diff --git a/stereo_toolbox_amd/aggregation.py b/stereo_toolbox_amd/aggregation.py
--- a/stereo_toolbox_amd/aggregation.py
+++ b/stereo_toolbox_amd/aggregation.py
@@ -202,12 +202,42 @@
         z2, part2 = second_raw if second_raw is not None else _raw_conv(x2, conv2, want2)
         st2 = _bn_state(bn2, part2 if want2 else None, z2.numel() // z2.shape[-1])
         return ops.BnActFn.apply(z1, bn.weight, bn.bias, z2, bn2.weight, bn2.bias, None, relu, st1, st2)
-    defer = (residual is None and want and relu in (0, 1, False, True) and not _is_transposed(conv) and _conv_cfg(conv) == (3, 1)
-             and conv.weight.shape[0] % 32 == 0 and conv.weight.shape[1] % 32 == 0 and not st1.get("sync")
-             and os.environ.get("STX_BN_BWD_IN_WGRAD", "1") != "0")
+    defer = _bn_defer_ok(conv, st1, relu, residual)
     if defer:
         ops.bn_defer_reset_if_stale()
     return ops.BnActFn.apply(z1, bn.weight, bn.bias, None, None, None, residual, relu, st1, None, 1, defer)
+
+
+def _bn_defer_ok(conv, st, relu, residual=None):
+    return (residual is None and st["training"] and relu in (0, 1, False, True) and not _is_transposed(conv)
+            and _conv_cfg(conv) == (3, 1) and conv.weight.shape[0] % 32 == 0 and conv.weight.shape[1] % 32 == 0
+            and not st.get("sync") and os.environ.get("STX_BN_BWD_IN_WGRAD", "1") != "0")
+
+
+@ops.fp32_region
+def classifier_tail(x, seq, tail, raw=None):
+    conv, bn = seq[0], seq[1]
+    if os.environ.get("STX_C1_BN_ONLOAD", "1") == "0":
+        return None
+    if not (isinstance(bn, nn.BatchNorm3d) and not isinstance(bn, nn.SyncBatchNorm) and bn.training
+            and bn.weight is not None and bn.bias is not None):
+        return None
+    if not (isinstance(tail, nn.Conv3d) and not _is_transposed(tail) and tail.bias is None and tail.groups == 1
+            and tuple(tail.weight.shape) == (1, 32, 3, 3, 3) and tail.stride == (1, 1, 1) and tail.padding == (1, 1, 1)
+            and conv.weight.shape[0] == 32 and not _is_transposed(conv)):
+        return None
+    if x.dtype != torch.float32 or x.shape[2] * x.shape[3] * 128 >= 1 << 31:
+        return None
+    if not (torch.is_grad_enabled() and (raw is not None or _needs_grad(x, conv, bn, tail))):
+        return None
+    z, part = raw if raw is not None else _raw_conv(x, conv, True)
+    if z.shape[-1] != 32 or z.shape[2] * z.shape[3] * 128 >= 1 << 31:
+        raise ops.StxError(f"classifier_tail: raw output {tuple(z.shape)} does not feed Conv3d(32, 1, 3)")
+    st = _bn_state(bn, part, z.numel() // z.shape[-1])
+    defer = _bn_defer_ok(conv, st, True)
+    if defer:
+        ops.bn_defer_reset_if_stale()
+    return ops.BnActC1Fn.apply(z, bn.weight, bn.bias, tail.weight, st, 1, defer)
 
 
 @ops.fp32_region
diff --git a/stereo_toolbox_amd/csrc/conv_c1.hip b/stereo_toolbox_amd/csrc/conv_c1.hip
--- a/stereo_toolbox_amd/csrc/conv_c1.hip
+++ b/stereo_toolbox_amd/csrc/conv_c1.hip
@@ -7,6 +7,11 @@
 constexpr int C1_TD = 2, C1_TH = 4, C1_TW = 32;
 constexpr int C1_ED = C1_TD + 2, C1_EH = C1_TH + 2, C1_EW = C1_TW + 2;
 constexpr int C1_CK = 16, C1_VS = C1_CK + 4;
+
+__device__ __forceinline__ float c1_bn_act(float z, float scale, float shift, bool pass, bool in) {
+    const float v = fmaf(z, scale, shift);
+    return (in & (pass | (v > 0.f))) ? v : 0.f;
+}
 
 struct C1Args {
     const float* x;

*TASK OBJECTIVE*. Retype the records above from the very first line down to the line with "-202,12 +202,42 @@", keeping both of those lines. Include nothing beyond them.

*SOLUTION TO THE EXERCISE*.
diff --git a/stereo_toolbox_amd/aggregation.py b/stereo_toolbox_amd/aggregation.py
--- a/stereo_toolbox_amd/aggregation.py
+++ b/stereo_toolbox_amd/aggregation.py
@@ -202,12 +202,42 @@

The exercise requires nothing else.